• _TRY IT_: Only the number is needed: how many lines of the records include "keep"?

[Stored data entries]

● ● ● ●

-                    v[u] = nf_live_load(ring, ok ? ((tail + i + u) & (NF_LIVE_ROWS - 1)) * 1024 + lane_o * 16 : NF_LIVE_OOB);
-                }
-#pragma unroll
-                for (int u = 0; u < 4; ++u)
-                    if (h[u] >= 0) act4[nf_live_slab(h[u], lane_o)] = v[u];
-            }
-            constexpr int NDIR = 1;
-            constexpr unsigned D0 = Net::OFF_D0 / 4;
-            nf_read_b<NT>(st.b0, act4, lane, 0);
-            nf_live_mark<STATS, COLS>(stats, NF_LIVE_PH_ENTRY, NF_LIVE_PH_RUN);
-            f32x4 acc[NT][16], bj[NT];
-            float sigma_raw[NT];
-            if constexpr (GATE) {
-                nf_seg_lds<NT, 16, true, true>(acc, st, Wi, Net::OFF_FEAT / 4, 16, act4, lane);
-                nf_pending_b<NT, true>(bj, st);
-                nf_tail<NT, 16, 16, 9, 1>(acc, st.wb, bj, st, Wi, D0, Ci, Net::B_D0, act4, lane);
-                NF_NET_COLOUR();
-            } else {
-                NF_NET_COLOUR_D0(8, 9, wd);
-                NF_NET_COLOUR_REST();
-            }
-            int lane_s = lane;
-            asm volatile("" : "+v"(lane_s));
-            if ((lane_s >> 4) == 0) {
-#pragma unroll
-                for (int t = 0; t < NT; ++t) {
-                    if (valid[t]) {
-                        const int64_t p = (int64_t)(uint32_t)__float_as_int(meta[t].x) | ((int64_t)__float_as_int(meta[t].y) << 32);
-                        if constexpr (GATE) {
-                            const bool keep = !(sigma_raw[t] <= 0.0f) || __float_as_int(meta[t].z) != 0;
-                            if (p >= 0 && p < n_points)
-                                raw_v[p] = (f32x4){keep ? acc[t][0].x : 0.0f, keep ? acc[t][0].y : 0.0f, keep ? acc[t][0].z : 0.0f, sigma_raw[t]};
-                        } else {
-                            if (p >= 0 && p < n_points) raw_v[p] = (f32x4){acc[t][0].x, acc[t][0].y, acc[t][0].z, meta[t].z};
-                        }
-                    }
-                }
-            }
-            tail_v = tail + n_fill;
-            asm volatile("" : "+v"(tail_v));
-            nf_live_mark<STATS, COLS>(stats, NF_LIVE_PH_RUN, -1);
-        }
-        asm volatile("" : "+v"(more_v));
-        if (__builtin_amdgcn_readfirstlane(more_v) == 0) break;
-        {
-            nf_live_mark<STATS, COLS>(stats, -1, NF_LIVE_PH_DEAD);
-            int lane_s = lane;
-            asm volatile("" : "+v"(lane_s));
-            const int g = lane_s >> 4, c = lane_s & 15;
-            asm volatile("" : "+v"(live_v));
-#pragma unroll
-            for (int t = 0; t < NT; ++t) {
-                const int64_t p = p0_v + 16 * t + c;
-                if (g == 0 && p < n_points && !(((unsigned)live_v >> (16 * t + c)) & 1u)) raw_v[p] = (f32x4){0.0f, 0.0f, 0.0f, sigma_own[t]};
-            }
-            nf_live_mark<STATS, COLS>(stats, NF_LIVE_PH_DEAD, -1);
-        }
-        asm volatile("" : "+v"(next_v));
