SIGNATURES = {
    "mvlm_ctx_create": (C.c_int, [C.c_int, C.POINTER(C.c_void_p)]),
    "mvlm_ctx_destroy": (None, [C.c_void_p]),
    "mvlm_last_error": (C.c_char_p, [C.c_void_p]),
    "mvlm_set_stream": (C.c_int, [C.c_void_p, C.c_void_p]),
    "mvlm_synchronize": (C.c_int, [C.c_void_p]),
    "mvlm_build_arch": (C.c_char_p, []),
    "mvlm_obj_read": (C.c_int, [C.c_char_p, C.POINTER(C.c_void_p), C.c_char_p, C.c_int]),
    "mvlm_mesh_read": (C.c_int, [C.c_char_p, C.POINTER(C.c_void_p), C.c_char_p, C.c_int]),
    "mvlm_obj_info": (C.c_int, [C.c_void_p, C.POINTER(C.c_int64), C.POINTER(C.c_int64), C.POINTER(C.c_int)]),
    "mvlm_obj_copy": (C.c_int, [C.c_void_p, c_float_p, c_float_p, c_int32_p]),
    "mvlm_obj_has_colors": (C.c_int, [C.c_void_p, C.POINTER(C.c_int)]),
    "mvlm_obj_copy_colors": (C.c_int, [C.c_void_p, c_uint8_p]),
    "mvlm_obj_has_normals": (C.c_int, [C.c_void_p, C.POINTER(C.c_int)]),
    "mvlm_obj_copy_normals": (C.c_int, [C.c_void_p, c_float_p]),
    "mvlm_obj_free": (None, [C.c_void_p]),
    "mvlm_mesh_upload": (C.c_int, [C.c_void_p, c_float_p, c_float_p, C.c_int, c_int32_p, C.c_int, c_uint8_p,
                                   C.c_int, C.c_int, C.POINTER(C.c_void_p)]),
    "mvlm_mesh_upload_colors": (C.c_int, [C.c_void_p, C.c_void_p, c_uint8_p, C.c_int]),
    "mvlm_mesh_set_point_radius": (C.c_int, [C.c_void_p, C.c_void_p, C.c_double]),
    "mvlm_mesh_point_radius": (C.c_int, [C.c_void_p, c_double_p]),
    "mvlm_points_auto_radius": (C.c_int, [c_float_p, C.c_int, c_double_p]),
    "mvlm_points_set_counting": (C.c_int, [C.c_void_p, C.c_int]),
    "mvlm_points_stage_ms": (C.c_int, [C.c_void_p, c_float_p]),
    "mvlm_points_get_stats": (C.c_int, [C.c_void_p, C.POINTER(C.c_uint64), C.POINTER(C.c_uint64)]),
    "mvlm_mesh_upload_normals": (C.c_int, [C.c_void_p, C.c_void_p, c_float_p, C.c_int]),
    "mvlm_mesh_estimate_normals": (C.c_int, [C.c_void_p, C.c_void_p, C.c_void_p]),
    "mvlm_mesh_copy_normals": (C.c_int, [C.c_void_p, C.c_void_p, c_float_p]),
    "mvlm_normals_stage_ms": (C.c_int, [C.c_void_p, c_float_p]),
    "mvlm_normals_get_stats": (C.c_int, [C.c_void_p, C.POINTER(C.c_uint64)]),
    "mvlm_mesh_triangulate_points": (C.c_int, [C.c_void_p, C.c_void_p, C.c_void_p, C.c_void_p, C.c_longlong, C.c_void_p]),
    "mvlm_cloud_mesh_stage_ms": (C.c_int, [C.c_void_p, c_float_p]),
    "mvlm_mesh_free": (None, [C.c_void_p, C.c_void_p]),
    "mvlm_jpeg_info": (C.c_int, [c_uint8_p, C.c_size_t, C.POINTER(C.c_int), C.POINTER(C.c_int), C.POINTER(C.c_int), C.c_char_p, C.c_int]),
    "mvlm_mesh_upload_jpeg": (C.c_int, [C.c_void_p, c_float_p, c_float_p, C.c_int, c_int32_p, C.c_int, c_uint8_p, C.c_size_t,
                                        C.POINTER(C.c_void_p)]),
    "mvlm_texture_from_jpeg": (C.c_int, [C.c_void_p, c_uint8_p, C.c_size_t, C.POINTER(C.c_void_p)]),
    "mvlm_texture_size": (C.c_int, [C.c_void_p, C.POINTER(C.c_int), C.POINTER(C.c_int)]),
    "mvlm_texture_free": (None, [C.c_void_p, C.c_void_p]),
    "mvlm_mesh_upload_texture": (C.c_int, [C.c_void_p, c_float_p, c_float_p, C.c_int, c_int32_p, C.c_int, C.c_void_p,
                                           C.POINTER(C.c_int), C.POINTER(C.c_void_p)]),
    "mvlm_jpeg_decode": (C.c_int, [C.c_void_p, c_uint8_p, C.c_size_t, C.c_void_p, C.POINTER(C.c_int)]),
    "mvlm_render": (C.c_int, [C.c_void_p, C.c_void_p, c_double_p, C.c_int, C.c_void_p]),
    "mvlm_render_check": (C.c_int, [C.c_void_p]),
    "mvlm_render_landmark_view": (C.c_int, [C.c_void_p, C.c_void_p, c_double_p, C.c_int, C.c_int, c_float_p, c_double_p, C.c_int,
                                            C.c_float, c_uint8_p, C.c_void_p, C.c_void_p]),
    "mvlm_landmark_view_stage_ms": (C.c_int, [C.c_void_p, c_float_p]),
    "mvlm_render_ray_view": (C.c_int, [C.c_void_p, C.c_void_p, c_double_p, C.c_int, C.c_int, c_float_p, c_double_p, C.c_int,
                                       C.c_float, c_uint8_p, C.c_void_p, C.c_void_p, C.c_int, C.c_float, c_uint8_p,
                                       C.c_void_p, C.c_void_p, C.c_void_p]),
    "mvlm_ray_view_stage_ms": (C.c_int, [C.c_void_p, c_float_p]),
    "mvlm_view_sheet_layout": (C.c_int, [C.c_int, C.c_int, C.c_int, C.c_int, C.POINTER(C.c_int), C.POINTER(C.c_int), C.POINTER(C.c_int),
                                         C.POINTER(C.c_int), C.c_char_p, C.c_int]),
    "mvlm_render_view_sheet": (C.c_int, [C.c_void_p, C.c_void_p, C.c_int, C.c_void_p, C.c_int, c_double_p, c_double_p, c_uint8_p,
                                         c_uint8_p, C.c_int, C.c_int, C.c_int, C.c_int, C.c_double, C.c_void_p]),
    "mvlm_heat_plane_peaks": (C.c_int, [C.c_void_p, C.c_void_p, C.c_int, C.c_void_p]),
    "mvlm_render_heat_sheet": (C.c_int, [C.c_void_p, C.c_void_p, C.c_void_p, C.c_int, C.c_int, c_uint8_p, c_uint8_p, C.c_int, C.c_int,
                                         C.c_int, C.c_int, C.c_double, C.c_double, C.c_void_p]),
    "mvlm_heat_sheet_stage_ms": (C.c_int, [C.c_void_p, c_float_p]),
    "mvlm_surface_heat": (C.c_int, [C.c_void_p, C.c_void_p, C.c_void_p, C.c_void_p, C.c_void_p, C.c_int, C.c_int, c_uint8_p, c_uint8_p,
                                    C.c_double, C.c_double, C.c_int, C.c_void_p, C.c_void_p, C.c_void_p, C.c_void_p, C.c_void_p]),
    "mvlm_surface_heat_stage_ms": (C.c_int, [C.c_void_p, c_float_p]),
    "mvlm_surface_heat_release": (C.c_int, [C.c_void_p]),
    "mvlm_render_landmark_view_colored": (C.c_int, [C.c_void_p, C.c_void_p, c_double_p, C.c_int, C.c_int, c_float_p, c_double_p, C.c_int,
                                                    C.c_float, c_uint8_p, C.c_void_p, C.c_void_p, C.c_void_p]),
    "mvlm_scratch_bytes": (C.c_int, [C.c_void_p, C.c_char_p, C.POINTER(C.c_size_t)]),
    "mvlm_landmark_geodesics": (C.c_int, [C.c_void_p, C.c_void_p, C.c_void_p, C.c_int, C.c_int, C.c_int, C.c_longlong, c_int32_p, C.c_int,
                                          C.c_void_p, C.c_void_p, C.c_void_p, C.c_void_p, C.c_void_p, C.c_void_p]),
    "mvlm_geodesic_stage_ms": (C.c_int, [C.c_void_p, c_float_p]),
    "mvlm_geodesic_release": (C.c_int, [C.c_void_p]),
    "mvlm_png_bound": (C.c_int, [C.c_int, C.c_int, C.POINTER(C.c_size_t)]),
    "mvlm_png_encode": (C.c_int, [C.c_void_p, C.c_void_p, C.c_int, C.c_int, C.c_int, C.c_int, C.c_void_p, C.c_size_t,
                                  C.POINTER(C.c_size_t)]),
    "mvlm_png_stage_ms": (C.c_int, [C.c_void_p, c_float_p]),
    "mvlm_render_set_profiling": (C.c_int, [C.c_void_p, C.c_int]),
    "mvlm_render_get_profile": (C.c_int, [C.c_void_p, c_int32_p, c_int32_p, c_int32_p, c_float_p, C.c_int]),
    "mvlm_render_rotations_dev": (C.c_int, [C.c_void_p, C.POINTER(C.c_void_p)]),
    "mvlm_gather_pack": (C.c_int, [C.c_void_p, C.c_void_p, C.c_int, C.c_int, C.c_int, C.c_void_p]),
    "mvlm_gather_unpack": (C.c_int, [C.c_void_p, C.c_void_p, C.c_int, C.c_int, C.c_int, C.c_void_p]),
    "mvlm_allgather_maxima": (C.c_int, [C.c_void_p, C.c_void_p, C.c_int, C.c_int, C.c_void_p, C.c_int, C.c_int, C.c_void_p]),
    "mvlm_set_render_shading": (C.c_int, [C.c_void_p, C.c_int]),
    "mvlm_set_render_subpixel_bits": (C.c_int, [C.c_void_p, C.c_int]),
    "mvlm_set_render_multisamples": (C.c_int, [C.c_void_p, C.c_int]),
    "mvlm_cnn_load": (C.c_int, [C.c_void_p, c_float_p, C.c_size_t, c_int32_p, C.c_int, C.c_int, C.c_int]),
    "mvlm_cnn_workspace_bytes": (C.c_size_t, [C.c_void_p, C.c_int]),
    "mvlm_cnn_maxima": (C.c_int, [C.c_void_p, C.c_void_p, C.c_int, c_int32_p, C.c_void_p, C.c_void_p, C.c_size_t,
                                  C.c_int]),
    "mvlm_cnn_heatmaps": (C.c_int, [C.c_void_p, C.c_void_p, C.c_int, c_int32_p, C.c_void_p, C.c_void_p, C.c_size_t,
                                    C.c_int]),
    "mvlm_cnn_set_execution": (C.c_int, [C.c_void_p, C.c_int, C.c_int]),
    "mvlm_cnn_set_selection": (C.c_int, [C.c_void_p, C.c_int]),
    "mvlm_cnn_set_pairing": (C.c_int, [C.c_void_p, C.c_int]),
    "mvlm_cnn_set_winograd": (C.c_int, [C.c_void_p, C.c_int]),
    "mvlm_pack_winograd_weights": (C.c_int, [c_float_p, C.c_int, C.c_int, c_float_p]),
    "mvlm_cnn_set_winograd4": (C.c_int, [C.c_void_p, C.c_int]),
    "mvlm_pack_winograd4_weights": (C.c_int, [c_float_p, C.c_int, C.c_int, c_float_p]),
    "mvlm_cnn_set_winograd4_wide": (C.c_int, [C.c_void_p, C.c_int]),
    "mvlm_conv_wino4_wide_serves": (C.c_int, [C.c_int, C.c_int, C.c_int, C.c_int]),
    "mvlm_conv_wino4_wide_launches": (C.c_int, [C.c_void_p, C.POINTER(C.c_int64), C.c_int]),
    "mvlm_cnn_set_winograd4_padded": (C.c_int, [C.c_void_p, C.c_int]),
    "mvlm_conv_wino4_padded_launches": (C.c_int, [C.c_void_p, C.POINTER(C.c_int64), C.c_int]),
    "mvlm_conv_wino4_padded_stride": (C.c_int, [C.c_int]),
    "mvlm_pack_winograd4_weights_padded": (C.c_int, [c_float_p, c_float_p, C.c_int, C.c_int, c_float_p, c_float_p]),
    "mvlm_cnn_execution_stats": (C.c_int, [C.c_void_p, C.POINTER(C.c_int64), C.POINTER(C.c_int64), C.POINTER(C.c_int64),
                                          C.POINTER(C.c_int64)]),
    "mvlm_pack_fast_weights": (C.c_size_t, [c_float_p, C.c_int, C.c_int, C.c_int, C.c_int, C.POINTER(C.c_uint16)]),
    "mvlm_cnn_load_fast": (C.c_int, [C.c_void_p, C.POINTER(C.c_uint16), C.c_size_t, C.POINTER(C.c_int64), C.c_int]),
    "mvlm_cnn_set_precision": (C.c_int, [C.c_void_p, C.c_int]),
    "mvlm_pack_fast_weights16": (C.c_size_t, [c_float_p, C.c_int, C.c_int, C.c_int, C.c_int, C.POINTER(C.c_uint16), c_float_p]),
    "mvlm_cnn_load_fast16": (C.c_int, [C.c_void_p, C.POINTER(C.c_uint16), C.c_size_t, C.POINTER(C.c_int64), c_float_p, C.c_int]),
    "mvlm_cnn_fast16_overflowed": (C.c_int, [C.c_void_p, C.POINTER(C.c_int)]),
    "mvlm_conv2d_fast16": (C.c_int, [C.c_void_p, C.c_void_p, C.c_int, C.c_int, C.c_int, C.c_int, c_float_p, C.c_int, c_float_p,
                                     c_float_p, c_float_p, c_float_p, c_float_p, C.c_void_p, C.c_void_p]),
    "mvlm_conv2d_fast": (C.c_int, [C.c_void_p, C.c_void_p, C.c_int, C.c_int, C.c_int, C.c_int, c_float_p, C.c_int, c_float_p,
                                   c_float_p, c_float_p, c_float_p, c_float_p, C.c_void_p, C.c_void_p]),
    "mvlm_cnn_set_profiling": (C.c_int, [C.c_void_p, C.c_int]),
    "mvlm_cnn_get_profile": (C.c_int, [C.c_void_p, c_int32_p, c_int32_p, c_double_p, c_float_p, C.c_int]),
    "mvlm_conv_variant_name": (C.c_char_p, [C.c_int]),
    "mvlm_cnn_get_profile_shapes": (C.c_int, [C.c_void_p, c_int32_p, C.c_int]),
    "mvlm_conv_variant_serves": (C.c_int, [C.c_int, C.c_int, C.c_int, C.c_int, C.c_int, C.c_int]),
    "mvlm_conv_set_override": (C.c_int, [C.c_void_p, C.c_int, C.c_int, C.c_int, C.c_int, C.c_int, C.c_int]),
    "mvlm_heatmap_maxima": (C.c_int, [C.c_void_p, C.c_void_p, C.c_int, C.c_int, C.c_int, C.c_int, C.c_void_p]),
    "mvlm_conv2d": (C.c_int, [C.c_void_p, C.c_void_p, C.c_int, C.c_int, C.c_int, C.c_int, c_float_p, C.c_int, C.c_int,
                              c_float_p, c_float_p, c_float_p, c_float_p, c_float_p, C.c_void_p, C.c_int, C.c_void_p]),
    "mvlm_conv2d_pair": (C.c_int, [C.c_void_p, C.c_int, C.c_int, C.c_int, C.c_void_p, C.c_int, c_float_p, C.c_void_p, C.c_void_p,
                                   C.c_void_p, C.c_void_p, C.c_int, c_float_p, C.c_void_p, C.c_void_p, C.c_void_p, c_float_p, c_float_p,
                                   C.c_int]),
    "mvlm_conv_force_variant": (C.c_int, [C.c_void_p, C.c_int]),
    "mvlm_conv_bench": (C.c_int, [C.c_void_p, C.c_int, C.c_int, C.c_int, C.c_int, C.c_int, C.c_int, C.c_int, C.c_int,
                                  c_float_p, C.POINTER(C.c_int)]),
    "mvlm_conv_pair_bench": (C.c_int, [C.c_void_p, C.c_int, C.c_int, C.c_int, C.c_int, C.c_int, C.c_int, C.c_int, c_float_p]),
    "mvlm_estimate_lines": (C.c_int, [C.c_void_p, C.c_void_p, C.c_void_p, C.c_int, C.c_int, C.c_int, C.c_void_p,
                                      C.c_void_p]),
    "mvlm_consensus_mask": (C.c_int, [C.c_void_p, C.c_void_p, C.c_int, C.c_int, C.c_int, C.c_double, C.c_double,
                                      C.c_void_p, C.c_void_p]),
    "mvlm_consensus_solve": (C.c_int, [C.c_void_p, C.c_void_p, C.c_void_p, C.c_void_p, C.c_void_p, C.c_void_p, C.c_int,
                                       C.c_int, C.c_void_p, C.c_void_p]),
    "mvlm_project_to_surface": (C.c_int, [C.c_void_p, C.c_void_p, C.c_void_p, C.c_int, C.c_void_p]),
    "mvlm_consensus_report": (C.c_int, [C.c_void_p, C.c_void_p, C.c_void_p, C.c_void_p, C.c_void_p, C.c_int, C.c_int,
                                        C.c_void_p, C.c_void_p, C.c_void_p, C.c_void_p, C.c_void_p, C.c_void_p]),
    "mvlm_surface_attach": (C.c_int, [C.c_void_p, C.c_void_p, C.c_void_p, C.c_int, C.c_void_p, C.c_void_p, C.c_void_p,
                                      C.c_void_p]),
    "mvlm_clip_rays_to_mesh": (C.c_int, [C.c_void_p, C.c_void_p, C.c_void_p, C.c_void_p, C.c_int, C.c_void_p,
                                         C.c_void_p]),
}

● ● ● ●

• _REPLY TO THE EXERCISE_: 2